Bradley, S. P., Hax, A. C. & Magnanti, T. L., 1977. Nonlinear Programming. In: Utilized Mathematical Programming. Studying, MA: Addison-Wesley Publishing Firm, pp. 410–464. Obtainable at: https://internet.mit.edu/15.053/www/AMP-Chapter-13.pdf (Accessed: 27 January 2026).

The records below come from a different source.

def assign_exact_batch(splits: list, img: CentroidImage, stats: torch.Tensor, out: torch.Tensor,
                       scratch: dict | None = None, stream=None, bounds: list | None = None,
                       skipped: torch.Tensor | None = None) -> None:
    if not splits:
        return
    if bounds is not None and (len(bounds) != len(splits) or not bounds_supported(img)):
        raise ValueError("bounds: one baseline per split, grouped fused v3 assign (dp <= 128)")
    dev = splits[0].xb.device
    total = sum(sp.shape[0] for sp in splits)
    if out.dtype != torch.int32 or out.numel() < total or not out.is_contiguous():
        raise ValueError("out must be contiguous int32 with room for every split's labels")
    if stats.dtype != torch.int64 or stats.numel() < 3:
        raise ValueError("stats must be int64 [3]")
    dt = splits[0].xb.dtype
    for sp in splits:
        if sp.xb.dtype != dt or dt not in (torch.bfloat16, torch.float16) or \
                sp.xb.shape[1] != img.dp or not sp.xb.is_contiguous() or \
                not sp.x32.is_contiguous():
            raise ValueError("exact splits must hold contiguous [n, dp] rows of one 16-bit type")
    nmax = max(sp.shape[0] for sp in splits)
    scratch = {} if scratch is None else scratch
    key = ("exact-batch", nmax)
    bufs = scratch.get(key)
    if bufs is None:
        for kk in [kk for kk in scratch if isinstance(kk, tuple) and kk[0] == "exact-batch"]:
            del scratch[kk]
        bufs = scratch[key] = (torch.empty(2 * nmax, dtype=torch.int32, device=dev),
                               torch.empty(nmax, dtype=torch.float32, device=dev),
                               torch.empty(2 * nmax, dtype=torch.float32, device=dev))
    cand, sc, mg = bufs
    grouped = REFINE_VERSION >= 3 and img.dp <= 128 and GROUPED_EXACT
    with torch.cuda.stream(stream) if stream is not None else _nullctx():
        c16, ch, cn, cmax, ce, cemax = img.image16(dt)
        ni, nd, L = (None, None, 0) if grouped else img.neighbors()
        newref = None
        if bounds is not None:
            img.cen.record_stream(torch.cuda.current_stream())
            newref = img.cen.clone()
    lib = _lib.load()
    top3 = lib.hbmr_kmeans_assign_top3_f16 if dt == torch.float16 else \
        lib.hbmr_kmeans_assign_top3_bf16
    st = _lib.stream_handle(stream)
    pc, ps, pm, pst = _ptr(cand), _ptr(sc), _ptr(mg), _ptr(stats)
    pcn, pcmax, pce, pcemax, pni, pnd = (_ptr(t) for t in (cn, cmax, ce, cemax, ni, nd))
    base, off = out.data_ptr(), 0
    for g0 in range(0, len(splits), MAX_REFINE_BATCH):
        group = splits[g0:g0 + MAX_REFINE_BATCH]
        if grouped:
            off += _exact_group(group, img, stats, base + 4 * off, c16, ch, (cn, cmax, ce, cemax),
                                dt, scratch, stream, lib, st,
                                None if bounds is None else bounds[g0:g0 + MAX_REFINE_BATCH],
                                skipped, newref)
            continue
        rb = _RefineBatch(group, img, stats, scratch, stream) if REFINE_VERSION >= 3 else None
        for i, sp in enumerate(group):
            n = sp.shape[0]
            pl = ctypes.c_void_p(base + 4 * off)
            rc = top3(_ptr(sp.xb), n, img.dp, _ptr(c16), _ptr(ch), img.k_pad, pl, pc, ps, pm, st)
            _lib.check(rc, "hbmr_kmeans_assign_top3")
            if rb is not None:
                rb.q1(i, pl, cand, sc, mg)
            else:
                rc = lib.hbmr_kmeans_refine_f32(
                    _ptr(sp.x32), n, img.d, sp.x32.shape[1], _ptr(sp.xnorm), _ptr(sp.xbn2),
                    _ptr(sp.xerr), _ptr(img.cen), img.k, img.k_pad, pcn, pcmax, pce, pcemax,
                    pni, pnd, L, pl, pc, ps, pm, pst, stats.numel(), st)
                _lib.check(rc, "hbmr_kmeans_refine_f32")
            off += n
        if rb is not None:
            rb.finish()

de Farias, I. R., Johnson, E. L. & Nemhauser, G. L., 2000. A generalized project downside with particular ordered units: a polyhedral method. Mathematical Programming, 89(1), pp. 187–203. Obtainable at: https://doi.org/10.1007/PL00011392 (Accessed: 27 January 2026).


Join With Me

Tags: ApproximationsConstrainedGentleIntroductionLinearNonlinearOptimizationPiecewise

Related Posts

Image 252.png
Machine Learning

The Math That’s Killing Your AI Agent

March 21, 2026
Skarmavbild 2026 03 16 kl. 20.16.38.jpg
Machine Learning

The Fundamentals of Vibe Engineering

March 19, 2026
Head img.png
Machine Learning

Two-Stage Hurdle Fashions: Predicting Zero-Inflated Outcomes

March 18, 2026
Embed main image scaled 1.jpg
Machine Learning

Introducing Gemini Embeddings 2 Preview | In direction of Knowledge Science

March 17, 2026
Screenshot 2026 03 12 at 9.53.17 am.jpg
Machine Learning

The Causal Inference Playbook: Superior Strategies Each Knowledge Scientist Ought to Grasp

March 16, 2026
Image 167.jpg
Machine Learning

The Multi-Agent Entice | In the direction of Knowledge Science

March 14, 2026
Next Post
019d13d2 f30e 7b76 b8fc 6a67dc0b5f97.jpg

Resolv Labs’ Stablecoin Depegs Amid Exploit

Leave a Reply Cancel reply

Your email address will not be published. Required fields are marked *

POPULAR NEWS

Gemini 2.0 Fash Vs Gpt 4o.webp.webp

Gemini 2.0 Flash vs GPT 4o: Which is Higher?

January 19, 2025
Chainlink Link And Cardano Ada Dominate The Crypto Coin Development Chart.jpg

Chainlink’s Run to $20 Beneficial properties Steam Amid LINK Taking the Helm because the High Creating DeFi Challenge ⋆ ZyCrypto

May 17, 2025
Image 100 1024x683.png

Easy methods to Use LLMs for Highly effective Computerized Evaluations

August 13, 2025
Blog.png

XMN is accessible for buying and selling!

October 10, 2025
0 3.png

College endowments be a part of crypto rush, boosting meme cash like Meme Index

February 10, 2025

EDITOR'S PICK

Cardano unlock .jpg

Cardano bets on LayerZero to unlock $80B in cross-chain belongings

February 13, 2026
1722126754 scin1 examplehero.width 800.png

A brand new useful resource for consultant dermatology photos

July 28, 2024
1xa5sqfvuzzrfdqz25b5aiw.png

GGUF Quantization with Imatrix and Okay-Quantization to Run LLMs on Your CPU

September 13, 2024
Kdn chugani n8n csv feature.png

Automate Knowledge High quality Stories with n8n: From CSV to Skilled Evaluation

June 27, 2025

About Us

Welcome to News AI World, your go-to source for the latest in artificial intelligence news and developments. Our mission is to deliver comprehensive and insightful coverage of the rapidly evolving AI landscape, keeping you informed about breakthroughs, trends, and the transformative impact of AI technologies across industries.

Categories

  • Artificial Intelligence
  • ChatGPT
  • Crypto Coins
  • Data Science
  • Machine Learning

Recent Posts

  • Resolv Labs’ Stablecoin Depegs Amid Exploit
  • A Light Introduction to Nonlinear Constrained Optimization with Piecewise Linear Approximations
  • Escaping the SQL Jungle | In direction of Information Science
  • Home
  • About Us
  • Contact Us
  • Disclaimer
  • Privacy Policy

© 2024 Newsaiworld.com. All rights reserved.

No Result
View All Result
  • Home
  • Artificial Intelligence
  • ChatGPT
  • Data Science
  • Machine Learning
  • Crypto Coins
  • Contact Us

© 2024 Newsaiworld.com. All rights reserved.

Are you sure want to unlock this post?
Unlock left : 0
Are you sure want to cancel subscription?